# I need a Bat-Update !!



## JohnGuard (Jan 13, 2008)

my mind is scrambled from to little information about upcoming Bat Models!
can anyone give me an idea about the Tumbler, Bat-wing-coper-or whatever ?? new 1966 Bat models and anyother Bat related stuff we could see this year??


----------



## TIEbomber1967 (May 21, 2012)

The Tumbler from Moebius will be out this year, probably April (hopefully no later).

Moebius also announced figure kits from the 1966 Batman TV show. Batman & Robin, Joker, Riddler, Catwoman, and Penguin were shown (as cardboard cut-outs only, no sculpts), but only Batman & Robin are officially announced for production so far.

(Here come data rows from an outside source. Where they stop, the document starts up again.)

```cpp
int lt_sws_fit_run(lt_ctx* c, int first, int n, const lt_search_params* p) {
    int rc = check_slots(c, first, n);
    if (rc) return rc;
    c->rec_mirror_slot = -1;
    if ((rc = set_device(c))) return rc;
    if (!c->have_mask) return fail(LT_ERR_STATE, "no mask in the slots: run lt_mask_run or lt_upload_masks first");
    SearchGeom g;
    if ((rc = prepare_search(c, p, false, g))) return rc;
    if (n == 0) return LT_OK;
    const bool use_bits = slot_reads_bits(c, g, 0, first, n);
    if (!use_bits && (rc = ensure_u8_masks(c, first, n))) return rc;
    rc = for_each_slice(c, first, n, [&](hipStream_t st, int f0, int m) {
        StageScope t(c, ST_SWS_FIT, st);
        launch_sws_slots(c, st, g, slot_bits(c, f0, use_bits), f0, m);
        if (n == 1) mirror_record(c, st, f0);
        return note_written_frame(c, st, f0, f0 + m, n);
    });
    if (rc) return rc;
    HIP_TRY(hipGetLastError());
    return LT_OK;
}

int lt_band_fit_run(lt_ctx* c, int first, int n, const lt_search_params* p, const double* prev) {
    int rc = check_slots(c, first, n);
    if (rc) return rc;
    c->rec_mirror_slot = -1;
    if (!prev) return fail(LT_ERR_INVALID, "band search needs the previous coefficients (last_left_coeffs/last_right_coeffs)");
    if ((rc = set_device(c))) return rc;
    if (!c->have_mask) return fail(LT_ERR_STATE, "no mask in the slots: run lt_mask_run or lt_upload_masks first");
    SearchGeom g;
    if ((rc = prepare_search(c, p, true, g))) return rc;
    if (n == 0) return LT_OK;
    BandPrev bp;
    std::memset(&bp, 0, sizeof bp);
    bool one_seed = true;
    for (int i = 1; i < n && one_seed; ++i) one_seed = std::memcmp(prev, prev + (size_t)i * 6, 6 * sizeof(double)) == 0;
    if (one_seed) {
        std::memcpy(bp.c, prev, sizeof bp.c);
        bp.by_value = 1;
    } else {
        if ((rc = sync_all(c))) return rc;
        HIP_TRY(hipMemcpyAsync(slot_prev(c, first), prev, (size_t)n * 6 * sizeof(double), hipMemcpyHostToDevice, c->stream));
// ... 456 lines not shown
```

lane_tracker_amd/csrc/lt_ctx.h:

```cpp
#pragma once
#include <hip/hip_runtime.h>

#include <algorithm>
#include <functional>
#include <memory>
#include <vector>

#include "lt_internal.h"

namespace lt {

int fail(int code, const char* fmt, ...) __attribute__((format(printf, 2, 3)));

#define HIP_TRY(expr)                                                                               \
    do {                                                                                            \
        hipError_t e_ = (expr);                                                                     \
        if (e_ != hipSuccess) return lt::fail(LT_ERR_HIP, "%s failed: %s", #expr, hipGetErrorString(e_)); \
    } while (0)

enum Stage {
    ST_UNDISTORT = 0, ST_WARP_SPLIT, ST_ERODE_R, ST_TOPHAT_R, ST_ERODE_B, ST_TOPHAT_B, ST_THRESHOLD, ST_MERGE,
    ST_OPEN, ST_SWS_FIT, ST_BAND_FIT, ST_SPLIT_BEV
};

enum Plane { P_R = 0, P_B, P_THR, P_THB, P_MERGED, P_MASK, P_T0, P_T1, P_T2, P_T3, P_COUNT };

}

using lt::P_COUNT;

struct lt_ctx {
    lt_calib calib{};
    int device = 0;
    hipStream_t stream = nullptr;
    std::vector<hipStream_t> streams;
    hipStream_t copy = nullptr;
    int direct_upload = -1;
    bool direct_upload_wanted = true;
    unsigned long long lane_spec_reader_seq = 0;
    unsigned long long direct_uploads = 0;
    int nstreams = 1;
    hipDeviceProp_t prop{};
    lt::FrontEndGeom fe{};
    int cam_r0 = 0, cam_r1 = 0;
    lt::EllipseSE se5{}, se29{}, se55{};
    int16_t *d_uxy = nullptr, *d_wxy = nullptr;
    uint16_t *d_ufrac = nullptr, *d_wfrac = nullptr, *d_gamma = nullptr, *d_cbrt = nullptr;
    int32_t* d_coef = nullptr;
    int capacity = 0;
    size_t frame_bytes = 0, und_bytes = 0, plane_bytes = 0, bev_bytes = 0;
    uint8_t *d_frames = nullptr, *d_bev = nullptr;
    int in_layout = 0;
    int32_t yuv_coef[5] = {0, 0, 0, 0, 0};
    bool input_locked = false;
    uint8_t* d_yuv = nullptr;
    size_t yuv_bytes = 0, yuv_stride = 0;
    lt::SurfEntry* d_surf = nullptr;
    std::vector<lt::SurfEntry> surf;
    std::vector<uint8_t> attached;
    uint32_t* d_und = nullptr;
    size_t und_px = 0;
    uint8_t* d_plane[P_COUNT] = {};
    uint8_t* d_side_scratch = nullptr;
    unsigned long long *d_bits_merged = nullptr, *d_bits_eroded = nullptr;
    unsigned long long* d_bits_open = nullptr;
    unsigned long long* d_bits_tmp = nullptr;
    unsigned long long* d_bits_tmp2 = nullptr;
    uint8_t* d_th_pad[2] = {nullptr, nullptr};
    size_t th_pad_bytes = 0;
    int th_pitch = 0;
    std::vector<uint8_t> th_padded;
    uint8_t* d_b_pad = nullptr;
    unsigned long long *d_bits_n1 = nullptr, *d_bits_n2 = nullptr;
    int last_threshold_path = -1;
    int last_adaptive_path = -1;
    long long walk_min_pixels = 80LL * 1100 * 1080;
    std::vector<uint8_t> mask_bits_ok, mask_u8_ok;
    std::vector<uint8_t> frame_full, annot_full;
    std::vector<uint8_t> front_ok;
    size_t bits_stride = 0;
    lt_lane_record* d_rec = nullptr;
    double* d_prev = nullptr;
    uint32_t* d_pix = nullptr;
    int32_t* d_cent = nullptr;
    uint32_t* d_band_sums = nullptr;
    lt_search_item* d_items = nullptr;
    lt_search_item* h_items = nullptr;
    int items_cap = 0;
    hipEvent_t items_ev = nullptr;
    int maxpix = 0, maxlev = 0, maxbands = 0;
    bool have_mask = false;
    bool brute_tophat = false;
    int16_t* d_oxy = nullptr;
    uint16_t* d_ofrac = nullptr;
    bool have_overlay = false;
    int16_t* d_spans = nullptr;
    uint8_t* d_annot = nullptr;
    uint8_t* d_strip = nullptr;
    size_t strip_bytes = 0;
    int16_t* h_spans = nullptr;
    int h_spans_cap = 0;
    struct StagingBusy { int lo = 0, hi = 0; hipEvent_t done = nullptr; };
    StagingBusy spans_busy, text_busy;
    hipStream_t dl = nullptr;
    hipStream_t present = nullptr;
    double* d_ploty = nullptr;
    std::vector<double> h_ploty;
    hipStream_t lane_spec_stream = nullptr;
    unsigned lane_spec_ticket = 0;
    hipStream_t urgent = nullptr;
    bool urgent_on = false;
    StagingBusy annot_busy;
    struct DlTimed { hipEvent_t a, b; double bytes; int method; };
    std::vector<DlTimed> dl_inflight;
    std::vector<hipEvent_t> dl_event_pool;
    double dl_rate[2] = {0.0, 0.0};
    int dl_samples[2] = {0, 0};
    int dl_method = 0;
    int dl_since_probe = 0;
    int dl_forced = -1;
    hipEvent_t rest_done = nullptr;
    bool rest_pending = false;
    uint8_t *d_atlas = nullptr, *d_advance = nullptr, *d_lines = nullptr;
    int16_t* d_xpos = nullptr;
    std::vector<uint8_t> h_advance;
    uint8_t* h_lines = nullptr;
    int16_t* h_xpos = nullptr;
    int font_first = 0, font_glyphs = 0, font_gw = 0, font_gh = 0;
    size_t text_per_slot = 0;
    int text_slots = 0;
    std::vector<hipEvent_t> order_events;
    size_t order_next = 0;
    struct RangeEvents {
        struct Entry { int lo, hi; hipEvent_t ev; };
        std::vector<Entry> e = std::vector<Entry>(32, Entry{0, 0, nullptr});
        unsigned head = 0, count = 0;
        bool overflow = false;
        bool lazy = false;
        unsigned long long lazy_seq = 0, lazy_seen = 0;
        void reset() { head = count = 0; overflow = false; lazy = false; lazy_seen = lazy_seq; }
    };
    RangeEvents readers, writers;
    RangeEvents yuv_rows;
    RangeEvents rests;
    hipStream_t search = nullptr;
    int search_cus = 0;
    struct ChainTicket { int first, n; hipEvent_t done; int own; };
    std::vector<ChainTicket> chains;
    std::vector<hipEvent_t> chain_event_pool;
    int* h_cancel = nullptr;
    int* d_cancel = nullptr;
    uint8_t* h_small = nullptr;
    uint8_t* h_lists = nullptr;
    size_t h_lists_bytes = 0;
    int ov_r0 = 0, ov_r1 = 0;
    lt_lane_record* h_rec = nullptr;
    int rec_mirror_slot = -1;
    hipStream_t rec_mirror_stream = nullptr;
    unsigned rec_ticket = 0, rec_ticket_counter = 0;
    lt_lane_record* h_rec_stage = nullptr;
    int h_rec_stage_cap = 0;
    hipEvent_t ev0 = nullptr, ev1 = nullptr;
    bool stage_timing = false;
    std::vector<hipEvent_t> ev_pool;
    struct Pending { int stage; hipEvent_t a, b; };
    std::vector<Pending> pending;
    size_t ev_used = 0;
    float stage_ms[LT_NUM_STAGES] = {};
    int32_t stage_launches[LT_NUM_STAGES] = {};
};
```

There has been no announcement for a model kit of The Bat. I'd like Moebius to do this kit, but who knows. Let's see how well the Tumbler sells, maybe if we buy enough of them, Moebius will consider another Dark Knight Rises kit.

Just a wish, but I'd also like to see a Batcopter from the 1966 TV show/movie. I think Round 2 has the rights to the vehicles from the series, but I can't be 100% sure. If anyone knows for sure about the licensing thing let us know so we can pepper them with emails.

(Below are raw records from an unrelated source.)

+class _AlignLossFn(torch.autograd.Function):
+
+    @staticmethod
+    def forward(ctx, z, x_m, x_logs, logdet, logw, w, f2t, x_len32, mask):
+        dev = z.device
+        B, C, Tx = x_m.shape
+        Ty = z.shape[2]
+        st = _lib.current_stream(dev)
+        new = lambda *shape: torch.empty(*shape, dtype=torch.float32, device=dev)
+        zc, xm = z.detach().float().contiguous(), x_m.detach().float().contiguous()
+        xs = None if x_logs is None else x_logs.detach().float().contiguous()
+        lw = None if logw is None else logw.detach().float().contiguous()
+        wc = None if logw is None else w.detach().float().contiguous()
+        z_m = new(B, C, Ty)
+        z_logs = None if xs is None else new(B, C, Ty)
+        l_length = None if lw is None else new(B)
+        acc = new(2 * _lib.MLE_PARTS)
+        call.gt_align_loss_fwd(zc, xm, xs, f2t, lw, wc, x_len32, z_m, z_logs, acc, l_length, B, C, Tx, Ty, st)
+        ld = logdet.detach().float().contiguous()
+        mk = mask.detach().float().contiguous()
+        out = new(4)
+        call.gt_align_loss_finish(acc, ld, mk, mk.numel(), l_length, ld.numel(), C, out, st)
+        ctx.saved = (zc, z_m, z_logs, f2t, lw, wc, x_len32, out, (B, C, Tx, Ty), logdet.shape, None if logw is None else logw.shape)
+        res = (out[3], out[0], z_m, z_logs, l_length)
+        ctx.mark_non_differentiable(*[t for t in res[1:] if t is not None])
+        ctx.set_materialize_grads(False)
+        return res
+
+    @staticmethod
+    def backward(ctx, g, *unused):
+        if g is None:
+            return (None,) * 9
+        zc, z_m, z_logs, f2t, lw, wc, x_len32, out, (B, C, Tx, Ty), ld_shape, lw_shape = ctx.saved
+        dev = zc.device
+        new = lambda *shape: torch.empty(*shape, dtype=torch.float32, device=dev)
+        gs = g.float().reshape(1).contiguous()
+        dz = torch.empty_like(zc)
+        dx_m = new(B, C, Tx)
+        dx_logs = None if z_logs is None else new(B, C, Tx)
+        dlogdet = new(ld_shape)
+        dlogw = None if lw is None else new(lw_shape)
+        call.gt_align_loss_bwd(zc, z_m, z_logs, f2t, lw, wc, x_len32, gs, out[1:].data_ptr(), dz, dx_m, dx_logs, dlogdet, dlogw,
+                               B, C, Tx, Ty, _lib.current_stream(dev))
+        return dz, dx_m, dx_logs, dlogdet, dlogw, None, None, None, None
 
 
 def mle_loss(z, m, logs, logdet, mask):
@@ -674,6 +721,9 @@
                 leaf = x_logs.detach().requires_grad_(True)
                 self._deferred.append((x_logs, leaf)); x_logs = leaf
         y, y_lengths, y_max_length = self.preprocess(y, y_lengths, y.size(2))
+        self._fused_loss = None
+        fused = bool(self.rows_cfg.fused_align_loss) and path is None and x.is_cuda and x.shape[1] <= 512 and y_max_length % 4 == 0
+        y_len32 = y_lengths.to(torch.int32) if fused else None
         z_mask = ops.length_mask(y_lengths, y_max_length, x_mask.dtype)
         pitch_norm, energy_norm = self._contour(pitch, y_max_length), self._contour(energy, y_max_length)
         ops.mark("dec fwd begin")
@@ -687,17 +737,21 @@
             if dp_here:
                 logw = self._predict_logw(g, l)
                 ops.mark("dp fwd end")
+        rcx, xb = self.encoder._last_rows
         with torch.no_grad():
-            logp, mas = _LogpMasFn.run(x_m, x_logs, z, x_lengths, y_lengths, self.mean_only)
+            if fused:
+                logp, mas = _LogpMasFn.run(x_m, x_logs, z, rcx.lengths, y_len32, self.mean_only, want_path=False)
+            else:
+                logp, mas = _LogpMasFn.run(x_m, x_logs, z, x_lengths, y_lengths, self.mean_only)
             self._last_mas_path = mas.path
             if path is not None:
                 mas = monotonic_align.result_from_path(path.reshape(mas.path.shape).to(mas.path.dtype), x_lengths.to(torch.int32),
                                                        y_lengths.to(torch.int32))
-            attn = mas.path.unsqueeze(1)
+            attn = None if mas.path is None else mas.path.unsqueeze(1)
         ops.mark("mas done")
         w = mas.durations.unsqueeze(1)
-        rcx, xb = self.encoder._last_rows
         pfork = fork and self.rows_cfg.predictor_branch and (self.use_sdp or self.use_spp or self.use_sep)
+        dur_fused = fused and not self.use_sdp and not pfork
         if pfork:
             enc_stream.wait_stream(main)
             for t_ in (w, mas.frame2token, mas.durations, pitch_norm, energy_norm, z_mask, x_mask, y_lengths):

There has been alot of '66 TV news, but as far as model kits go this is all I've heard.


----------



## wjplenge (Apr 14, 2011)

In the line of nonmodel Bat-Stuff I received a preorder notification from Entetainment Earth this morning for Barbie's Ken as Adam West Batman (sans the paunch.)


----------



## Bwain no more (May 18, 2005)

I was VERY fortunate to receive a test shot of the Tumbler from Dave Metzner and it is going to be a FANTASTIC kit! There are pics of an assembled prototype sitting in front of the kit box on the Moebius Facebook
page, so they should be showing up here shortly.
Tom


----------



## The Batman (Mar 21, 2000)

Here's a kit I would love to see Moebius do:










- GJS


----------



## Xenodyssey (Aug 27, 2008)

She had frills on the bat bike? I didn't remember that, although I do remember Batgirl.


----------



## DinoMike (Jan 1, 1970)

I remember the frills, but I don't remember noticing that big honkin' gold bow on the back of the bike.


----------



## Zombie_61 (Apr 21, 2004)

The Batman said:


> Here's a kit I would love to see Moebius do:


From what I've heard (or rather read), it's not gonna happen any time soon; Yvonne Craig won't allow them to use her likeness on any merchandising.


----------



## darkwanderer (Mar 11, 2008)

Batgirl had a bike? Don't remember that. Remember Batgirl.


----------



## Zorro (Jun 22, 1999)

Zombie_61 said:


> From what I've heard (or rather read), it's not gonna happen any time soon; Yvonne Craig won't allow them to use her likeness on any merchandising.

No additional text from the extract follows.